◆ WHAT TO PRODUCE
The reply to the records below should contain exactly the lines from the line with "img0, size_t img0_stride, size_t img0_frame, const" through the line with "unsigned long long* cand, size_t", and nothing besides.

◆ MATERIAL PROVIDED
##############################

@@ -501,6 +554,51 @@
 }
 
 template <int Q>
+__device__ __forceinline__ void sub_g0(const SubCtx<Q> &c, int r, double (&t)[SubCfg<Q>::K], double &P, int &rare) {
+    constexpr int F = SubCfg<Q>::F, K = SubCfg<Q>::K;
+    const SubChunk rc = sub_chunk(c.row_ptr, r, c.wave, Q);
+    P = ld_l2(c.P0 + (size_t)r * F);
+    rare = __hip_atomic_load(c.R + r, __ATOMIC_RELAXED, __HIP_MEMORY_SCOPE_AGENT);
+    const uint16_t *lc = sub_lcols(c, r, rc);
+    int col[K];
+#pragma unroll
+    for (int i = 0; i < K; ++i) col[i] = lc[i];
+#pragma unroll
+    for (int i = 0; i < K; ++i) t[i] = ld_l2((const double *)(c.Lu + sub_off(c, col[i])));
+}
+template <int Q>
+__device__ __forceinline__ void sub_body0(SubCtx<Q> &c, int r, int m, double (&tcur)[SubCfg<Q>::K], const double &Pcur,
+                                          int ycur, double (&toth)[SubCfg<Q>::K], double &Poth, int &yoth, int &sv) {
+    constexpr int K = SubCfg<Q>::K;
+    const SubChunk rc = sub_chunk(c.row_ptr, r, c.wave, Q);
+    const int njt = c.live ? sub_nj(c, rc) : 0;
+#pragma unroll
+    for (int i = 0; i < K; ++i) tcur[i] = i < njt ? tcur[i] : 1.0;
+    sub_p3_body<Q, true>(c, r, tcur, Pcur, uniform(ycur) != 0, [&]() {
+        sub_stage_commit(c, r + 1, sv);
+        sv = sub_stage_issue(c, r + 2);
+        sub_g0<Q>(c, min(r + 1, m - 1), toth, Poth, yoth);
+    });
+    lds_release();
+    if ((threadIdx.x & 63) == 0) lds_st(c.p3row + c.wave, r + 1);
+}
+template <int Q>
+__device__ __forceinline__ void sub_rows0(SubCtx<Q> &c, int m) {
+    constexpr int K = SubCfg<Q>::K;
+    if (m <= 0) return;
+    double tA[K], tB[K];
+    double PA = 1.0, PB = 1.0;
+    int yA = 0, yB = 0;
+    sub_stage_commit(c, 0, sub_stage_issue(c, 0));
+    int sv = sub_stage_issue(c, 1);
+    sub_g0<Q>(c, 0, tA, PA, yA);
+    for (int r = 0; r < m; r += 2) {
+        sub_body0<Q>(c, r, m, tA, PA, yA, tB, PB, yB, sv);
+        if (r + 1 < m) sub_body0<Q>(c, r + 1, m, tB, PB, yB, tA, PA, yA, sv);
+    }
+}
+
+template <int Q>
 __device__ __forceinline__ void sub_p3(SubCtx<Q> &c, int r, double (&t)[SubCfg<Q>::K]) {
     sub_p3_body<Q>(c, r, t);
     lds_release();
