void orbk_pyramid(hipStream_t st, const OrbLevel* levels, int nlevels, const PyrBox* boxes, const PyrTabs* tabs,
                  int nregions, const uint8_t* img0, size_t img0_stride, size_t img0_frame, uint8_t* pyr, int bufA_bytes,
                  int smem_bytes, int nframes, int l_first, int l_last) {
    hipLaunchKernelGGL(pyramid_fused_kernel, dim3(nregions, nframes), dim3(PYR_THREADS), smem_bytes, st, levels, nlevels, boxes,
                       tabs, img0, img0_stride, img0_frame, pyr, bufA_bytes, l_first, l_last);
}

#ifndef FAST_PS
#define FAST_PS 48
#define FAST_PL 80
#endif
static int fast_pitch(int max_wcell) { return max_wcell + 11 <= FAST_PS ? FAST_PS : FAST_PL; }

size_t orbk_fast_smem(int max_wcell, int max_hcell) {
    const int P = fast_pitch(max_wcell);
    const int tile_rows = max_hcell + 6, sc_rows = max_hcell + 2;
    const int kp_cap = ((max_wcell + 1) / 2) * ((max_hcell + 1) / 2);
    return (size_t)4 * fast_wave_bytes(P, tile_rows, sc_rows, kp_cap);
}

hipError_t orbk_fast_prepare(int max_wcell, int max_hcell) {
    const int smem = (int)orbk_fast_smem(max_wcell, max_hcell);
    hipError_t e;
    if (fast_pitch(max_wcell) == FAST_PS) {
        e = hipFuncSetAttribute(reinterpret_cast<const void*>(fast_cells_kernel<FAST_PS>), hipFuncAttributeMaxDynamicSharedMemorySize, smem);
    } else {
        e = hipFuncSetAttribute(reinterpret_cast<const void*>(fast_cells_kernel<FAST_PL>), hipFuncAttributeMaxDynamicSharedMemorySize, smem);
    }
    return e;
}

void orbk_fast(hipStream_t st, const FastTab& tab, int nlevels, const uint32_t* d_cells, int cells_per_frame,
               const uint8_t* img0, size_t img0_stride, size_t img0_frame, const uint8_t* pyr,
               unsigned long long* cand, size_t cand_frame_stride, int* cand_count, int iniTh, int minTh,
               int max_wcell, int max_hcell, int nframes) {
    const int tile_rows = max_hcell + 6, sc_rows = max_hcell + 2;
    const int kp_cap = ((max_wcell + 1) / 2) * ((max_hcell + 1) / 2);
    const int wpb = cells_per_frame < 1600 ? 1 : 4;
    const int xcd_frames = nframes >= 16 ? nframes : 0;
    const dim3 grid = xcd_frames ? dim3((unsigned)(((nframes + 7) / 8) * 8) * (unsigned)((cells_per_frame + wpb - 1) / wpb))
                                 : dim3(wpb == 1 ? (unsigned)((cells_per_frame + 31) & ~31) : (unsigned)((cells_per_frame + wpb - 1) / wpb), nframes);
    const size_t smem = orbk_fast_smem(max_wcell, max_hcell) / 4 * wpb;
    if (fast_pitch(max_wcell) == FAST_PS)
        hipLaunchKernelGGL(fast_cells_kernel<FAST_PS>, grid, dim3(64 * wpb), smem, st, tab, reinterpret_cast<const uint4*>(d_cells), nlevels, cells_per_frame, img0,
                           (unsigned)img0_stride, img0_frame, pyr, cand, cand_frame_stride, cand_count, iniTh, minTh, tile_rows,
                           sc_rows, kp_cap, xcd_frames);
    else
        hipLaunchKernelGGL(fast_cells_kernel<FAST_PL>, grid, dim3(64 * wpb), smem, st, tab, reinterpret_cast<const uint4*>(d_cells), nlevels, cells_per_frame, img0,
                           (unsigned)img0_stride, img0_frame, pyr, cand, cand_frame_stride, cand_count, iniTh, minTh, tile_rows,
                           sc_rows, kp_cap, xcd_frames);
}

hipError_t orbk_octree_prepare(int node_cap, int key_cap) {
    static int prepared = 0;
    const int want = (int)orbk_octree_smem(node_cap, key_cap);
    if (want <= prepared) return hipSuccess;
    prepared = want;
    hipError_t e = hipFuncSetAttribute(reinterpret_cast<const void*>(octree_kernel<256>), hipFuncAttributeMaxDynamicSharedMemorySize, want);
    if (e != hipSuccess) return e;
    e = hipFuncSetAttribute(reinterpret_cast<const void*>(octree_kernel<OCT_THREADS>), hipFuncAttributeMaxDynamicSharedMemorySize, want);
    if (e != hipSuccess) return e;
    return hipFuncSetAttribute(reinterpret_cast<const void*>(octree_kernel<1024>), hipFuncAttributeMaxDynamicSharedMemorySize, want);
}

void orbk_octree(hipStream_t st, const OrbLevel* levels, int nlevels, const unsigned long long* cand,
                 size_t cand_frame_stride, int* cand_count, uint32_t* ws_xy, uint16_t* ws_node,
                 OrbLevelKp* lkp, size_t kp_frame_stride, int* kp_count, int node_cap, int key_cap, int nframes,
                 int level_override) {
    dim3 grid(nframes, level_override >= 0 ? 1 : nlevels);
    const int nt = nframes >= 96 ? 256 : nframes <= 16 ? 1024 : OCT_THREADS;
    if (nframes >= 96) key_cap = std::min(key_cap, 2048);
    if (nt == 1024)
        hipLaunchKernelGGL(octree_kernel<1024>, grid, dim3(1024), orbk_octree_smem(node_cap, key_cap), st, levels, nlevels, cand,
                           cand_frame_stride, cand_count, ws_xy, ws_node, lkp, kp_frame_stride, kp_count, node_cap,
                           key_cap, level_override);
    else if (nt == 256)
        hipLaunchKernelGGL(octree_kernel<256>, grid, dim3(256), orbk_octree_smem(node_cap, key_cap), st, levels, nlevels, cand,
                           cand_frame_stride, cand_count, ws_xy, ws_node, lkp, kp_frame_stride, kp_count, node_cap,
                           key_cap, level_override);
    else
        hipLaunchKernelGGL(octree_kernel<OCT_THREADS>, grid, dim3(OCT_THREADS), orbk_octree_smem(node_cap, key_cap), st, levels, nlevels, cand,
                           cand_frame_stride, cand_count, ws_xy, ws_node, lkp, kp_frame_stride, kp_count, node_cap,
                           key_cap, level_override);
}

void orbk_ic_angle(hipStream_t st, const OrbLevel* levels, int nlevels, const uint8_t* img0,
                   size_t img0_stride, size_t img0_frame, const uint8_t* pyr, OrbLevelKp* lkp,
                   size_t kp_frame_stride, const int* kp_count, int max_kp, int nframes) {
    const int kblocks = (max_kp + 4 * IC_KP_PER_WAVE - 1) / (4 * IC_KP_PER_WAVE);
    if (nframes >= 16)
        hipLaunchKernelGGL(ic_angle_kernel, dim3((unsigned)(((nframes + 7) / 8) * 8 * nlevels * kblocks)), dim3(256), 0, st, levels,
                           nlevels, img0, img0_stride, img0_frame, pyr, lkp, kp_frame_stride, kp_count, nframes, kblocks);
    else
        hipLaunchKernelGGL(ic_angle_kernel, dim3(kblocks, nlevels, nframes), dim3(256), 0, st, levels,
                           nlevels, img0, img0_stride, img0_frame, pyr, lkp, kp_frame_stride, kp_count, 0, kblocks);
}

void orbk_blur_stream(hipStream_t st, const OrbLevel* levels, const uint32_t* d_tiles, int ntiles, const uint8_t* img0,
                      size_t img0_stride, size_t img0_frame, const uint8_t* pyr, uint8_t* blur, int nframes, bool edge) {
    if (ntiles <= 0) return;
    if (edge)
        hipLaunchKernelGGL(blur_stream_kernel<true>, dim3((ntiles + 15) / 16, nframes), dim3(256), 0, st, levels, reinterpret_cast<const uint4*>(d_tiles), img0,
                           img0_stride, img0_frame, pyr, blur, (unsigned)ntiles);
    else
        hipLaunchKernelGGL(blur_stream_kernel<false>, dim3((ntiles + 15) / 16, nframes), dim3(256), 0, st, levels, reinterpret_cast<const uint4*>(d_tiles), img0,
                           img0_stride, img0_frame, pyr, blur, (unsigned)ntiles);
}

void orbk_blur(hipStream_t st, const OrbLevel* levels, const uint32_t* d_tiles, int total_tiles, const uint8_t* img0,
               size_t img0_stride, size_t img0_frame, const uint8_t* pyr, uint8_t* blur, int nframes) {
    if (total_tiles <= 0) return;
    const unsigned total = (unsigned)total_tiles * (unsigned)nframes, grid = ((total + 7u) >> 3) << 3;
    const unsigned inv = (unsigned)((0x100000000ull + (unsigned)total_tiles - 1) / (unsigned)total_tiles);
    hipLaunchKernelGGL(blur_all_kernel, dim3(grid), dim3(256), 0, st, levels, reinterpret_cast<const uint4*>(d_tiles), img0,
                       img0_stride, img0_frame, pyr, blur, (unsigned)total_tiles, inv, total);
}

void orbk_describe(hipStream_t st, const OrbLevel* levels, int nlevels, const uint8_t* blur,
                   const OrbLevelKp* lkp, size_t kp_frame_stride, const int* kp_count, slamit_kp* out_kps,
                   uint8_t* out_desc, int out_cap, int* out_n, int max_kp, int nframes) {
    const int kblocks = (max_kp + 4 * DESC_KP_PER_WAVE - 1) / (4 * DESC_KP_PER_WAVE);
    if (nframes >= 16)
        hipLaunchKernelGGL(describe_kernel, dim3((unsigned)(((nframes + 7) / 8) * 8 * nlevels * kblocks)), dim3(256), 0, st, levels,
                           nlevels, blur, lkp, kp_frame_stride, kp_count, out_kps, out_desc, out_cap, out_n, nframes, kblocks);
    else
        hipLaunchKernelGGL(describe_kernel, dim3(kblocks, nlevels, nframes), dim3(256), 0, st, levels,
                           nlevels, blur, lkp, kp_frame_stride, kp_count, out_kps, out_desc, out_cap, out_n, 0, kblocks);
}

void orbk_pad(hipStream_t st, const uint8_t* src, int w, int h, size_t sstride, uint8_t* dst) {
    hipLaunchKernelGGL(pad_level_kernel, dim3((w + 38 + 63) / 64, (h + 38 + 3) / 4), dim3(256), 0, st, src, w, h,
                       sstride, dst);
}
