@@ -2650,7 +2663,7 @@
   const pt::DevScene& sc = pt->scene;
   uint64_t scene = bytes(pt->materials) + bytes(pt->texInfos) + bytes(pt->nodes) + bytes(pt->prims) + bytes(pt->lights) + bytes(pt->textures) + bytes(pt->texels) + bytes(pt->texQuads)
                    + bytes(pt->geometry) + bytes(pt->instFlags) + bytes(pt->srgbLut) + bytes(pt->envPixels) + bytes(pt->envAccel) + bytes(pt->alphaTris)
-                   + bytes(pt->shadeTris) + bytes(pt->texRefs) + bytes(pt->coreTex) + bytes(pt->bvh8Planes) + bytes(pt->deformPool) + bytes(pt->deformTasks)
+                   + bytes(pt->shadeTris) + bytes(pt->texRefs) + bytes(pt->coreTex) + bytes(pt->bvh8Planes) + bytes(pt->bvh8WalkNodes) + bytes(pt->deformPool) + bytes(pt->deformTasks)
                    + bytes(pt->deformBlockTask) + bytes(pt->deformJoints) + bytes(pt->deformWeights) + refitBytes(pt) + bytes(pt->vmPrevPositions) + bytes(pt->vmPrims)
                    + bytes(pt->vmDeformIDs);
   scene += uint64_t(pt->staticStats.bvhNodeCount) * pt->staticStats.bvhNodeBytes + uint64_t(sc.numTris) * sizeof(pt::DevTri);
diff --git a/vk_gltf_renderer_amd/csrc/device/pt_bvh8.h b/vk_gltf_renderer_amd/csrc/device/pt_bvh8.h
--- a/vk_gltf_renderer_amd/csrc/device/pt_bvh8.h
+++ b/vk_gltf_renderer_amd/csrc/device/pt_bvh8.h
@@ -1,5 +1,10 @@
 #pragma once
 #include "pt_bvh.h"
+#include "walk_node.h"
+
+#ifndef MI_PT_WALK_F16
+#define MI_PT_WALK_F16 1
+#endif
 
 namespace pt {
 
@@ -152,6 +157,87 @@
   leafOut = ((x & valid) << 16) | valid;
 }
 
+PT_DEV float halfLo(uint32_t w)
+{
+  typedef _Float16 f16x2 __attribute__((ext_vector_type(2)));
+  return float(__builtin_bit_cast(f16x2, w)[0]);
+}
+PT_DEV float halfHi(uint32_t w)
+{
+  typedef _Float16 f16x2 __attribute__((ext_vector_type(2)));
+  return float(__builtin_bit_cast(f16x2, w)[1]);
+}
+struct SlabCoeffs
+{
+  float Ax, Ay, Az, Bnx, Bny, Bnz, Bfx, Bfy, Bfz;
+};
+PT_DEV SlabCoeffs slabCoeffs(const uint4& n0, const RaySetup& r)
+{
+  const float sx = __uint_as_float((n0.w & 0xffu) << 23), sy = __uint_as_float(((n0.w >> 8) & 0xffu) << 23), sz = __uint_as_float(((n0.w >> 16) & 0xffu) << 23);
+  const float Px = __uint_as_float(n0.x) - r.org.x, Py = __uint_as_float(n0.y) - r.org.y, Pz = __uint_as_float(n0.z) - r.org.z;
+  SlabCoeffs  c;
+  c.Ax = sx * r.idir.x; c.Ay = sy * r.idir.y; c.Az = sz * r.idir.z;
+  slabOffsets(Px, r.idir.x, c.Ax, c.Bnx, c.Bfx);
+  slabOffsets(Py, r.idir.y, c.Ay, c.Bny, c.Bfy);
+  slabOffsets(Pz, r.idir.z, c.Az, c.Bnz, c.Bfz);
+  return c;
+}
+PT_DEV uint32_t slabTest4F16(uint32_t miss, const uint2& nearX, const uint2& nearY, const uint2& nearZ, const uint2& farX, const uint2& farY, const uint2& farZ,
+                             const SlabCoeffs& c, float tmax)
+{
+#pragma unroll
+  for(int j = 0; j < 4; ++j)
+  {
+    const int   i  = 3 - j;
+    const bool  hi = i & 1, up = i >> 1;
+    const uint32_t qnx = up ? nearX.y : nearX.x, qny = up ? nearY.y : nearY.x, qnz = up ? nearZ.y : nearZ.x;
+    const uint32_t qfx = up ? farX.y : farX.x, qfy = up ? farY.y : farY.x, qfz = up ? farZ.y : farZ.x;
+    const float tnx = __fmaf_rn(hi ? halfHi(qnx) : halfLo(qnx), c.Ax, c.Bnx), tfx = __fmaf_rn(hi ? halfHi(qfx) : halfLo(qfx), c.Ax, c.Bfx);
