template <int NW, int H, int COUT, int NB>
__device__ __forceinline__ void wino_bias(const float* __restrict__ bias, f32x4 (&bv)[NB], int wave, int lane) {
#pragma unroll
    for (int q = 0; q < NB; ++q) {
        int ty, tx, cb;
        wino_tile<H, COUT, NB>(wave, q, lane & 15, ty, tx, cb);
        bv[q] = *reinterpret_cast<const f32x4*>(&bias[cb * 16 + 4 * (lane >> 4)]);
    }
}

template <int COUT, typename LO, int NB>
__device__ __forceinline__ void wino_store_lds(float* act, const f32x4 (&bias)[NB], const f32x4 (&y)[NB][4], int wave, int lane) {
    const int g = lane >> 4;
#pragma unroll
    for (int q = 0; q < NB; ++q) {
        int ty, tx, cb;
        wino_tile<LO::H, COUT, NB>(wave, q, lane & 15, ty, tx, cb);
#pragma unroll
        for (int k = 0; k < 4; ++k) {
            const int oy = 2 * ty + (k >> 1), ox = 2 * tx + (k & 1);
            const f32x4 v = bias_relu(y[q][k], bias[q]);
            *reinterpret_cast<f32x4*>(&act[(cb * 4 + g) * LO::PSG + ((oy + 1) * LO::WP + ox + 1) * 4]) = v;
        }
    }
}

template <int COUT, int H, int NB>
__device__ __forceinline__ void wino_store_global(float* __restrict__ dst, const f32x4 (&bias)[NB], const f32x4 (&y)[NB][4], int wave, int lane) {
    const int g = lane >> 4;
#pragma unroll
    for (int q = 0; q < NB; ++q) {
        int ty, tx, cb;
        wino_tile<H, COUT, NB>(wave, q, lane & 15, ty, tx, cb);
#pragma unroll
        for (int k = 0; k < 4; ++k) {
            const int p = (2 * ty + (k >> 1)) * H + 2 * tx + (k & 1);
            const f32x4 v = bias_relu(y[q][k], bias[q]);
            *reinterpret_cast<f32x4*>(dst + p * COUT + cb * 16 + 4 * g) = v;
        }
    }
}

constexpr int poly_row_np(int r) { return (r < 3 || (r >= 6 && r < 8)) ? 3 : 2; }
constexpr int poly_row_xi0(int r) { return r < 3 ? 3 * r : (r < 6 ? 9 + 2 * (r - 3) : (r < 8 ? 15 + 3 * (r - 6) : 21 + 2 * (r - 8))); }
constexpr bool poly_row_oddy(int r) { return r < 6; }
constexpr int poly_row_yi(int r) { return r < 3 ? r : (r < 6 ? r - 3 : (r < 8 ? r - 6 : r - 8)); }
constexpr int poly_row_ra(int r) { return poly_row_oddy(r) ? (poly_row_yi(r) == 0 ? 0 : 2) : 1 + 2 * poly_row_yi(r); }
constexpr int poly_row_rb(int r) { return (poly_row_oddy(r) && poly_row_yi(r) != 1) ? (poly_row_yi(r) == 0 ? 2 : 4) : -1; }
constexpr int poly_row_reads(int r) { return poly_row_np(r) * (poly_row_rb(r) >= 0 ? 2 : 1); }
constexpr int poly_row_valu(int r) { return 4 * ((poly_row_rb(r) >= 0 ? poly_row_np(r) : 0) + (poly_row_np(r) == 3 ? 2 : 0)); }

template <int... I, typename F>
__device__ __forceinline__ void static_for_seq(std::integer_sequence<int, I...>, F&& f) { (f(IntC<I>{}), ...); }
template <int N, typename F>
__device__ __forceinline__ void static_for(F&& f) { static_for_seq(std::make_integer_sequence<int, N>{}, f); }

template <typename LI, int R>
__device__ __forceinline__ void poly_read_row(unsigned ab, f32x4 (&da)[3], f32x4 (&db)[3]) {
    constexpr int NC = poly_row_np(R), C0 = NC == 3 ? 0 : 1, RA = poly_row_ra(R), RB = poly_row_rb(R);
#pragma unroll
    for (int c = 0; c < NC; ++c) {
        da[c] = lds_read4(ab + (RA * LI::WP + C0 + 2 * c) * 16);
        if constexpr (RB >= 0) db[c] = lds_read4(ab + (RB * LI::WP + C0 + 2 * c) * 16);
    }
}

template <int R>
__device__ __forceinline__ void poly_transform_row(const f32x4 (&da)[3], const f32x4 (&db)[3], f32x4 (&V)[3]) {
    constexpr int NC = poly_row_np(R), RB = poly_row_rb(R);
#pragma unroll
    for (int e = 0; e < 4; ++e) {
        float t[3];
#pragma unroll
        for (int c = 0; c < NC; ++c) t[c] = RB >= 0 ? wsub(da[c][e], db[c][e]) : da[c][e];
        if constexpr (NC == 3) { V[0][e] = wsub(t[0], t[1]); V[1][e] = t[1]; V[2][e] = wsub(t[1], t[2]); }
        else { V[0][e] = t[0]; V[1][e] = t[1]; }
    }
}

template <int NW, int CIN, int COUT, int HOUT, int NB, int NCB>
__device__ __forceinline__ void poly_prefetch_u(const float* __restrict__ Wu, f32x4 (&Ua)[NCB][3], f32x4 (&Ub)[NCB][3], int wave, int lane) {
    constexpr int NGRP = CIN / 16;
    const __amdgpu_buffer_rsrc_t r = weight_rsrc(Wu, POLY_XI * CIN * COUT);
    const int u_lane = wino_u_lane<HOUT, COUT, NB>(wave, 0, lane);
    constexpr int R1 = 1 / NGRP, G1 = 1 % NGRP;
#pragma unroll
    for (int k = 0; k < 3; ++k)
#pragma unroll
        for (int c = 0; c < NCB; ++c) {
            Ua[c][k] = wino_load_u<CIN, COUT>(r, u_lane, k, 0, c);
            if (k < poly_row_np(R1)) Ub[c][k] = wino_load_u<CIN, COUT>(r, u_lane, poly_row_xi0(R1) + k, G1, c);
        }
}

##############################

◆ ANSWER FOR THIS EXERCISE
               const uint8_t* img0, size_t img0_stride, size_t img0_frame, const uint8_t* pyr,
               unsigned long long* cand, size_t cand_frame_stride, int* cand_count, int iniTh, int minTh,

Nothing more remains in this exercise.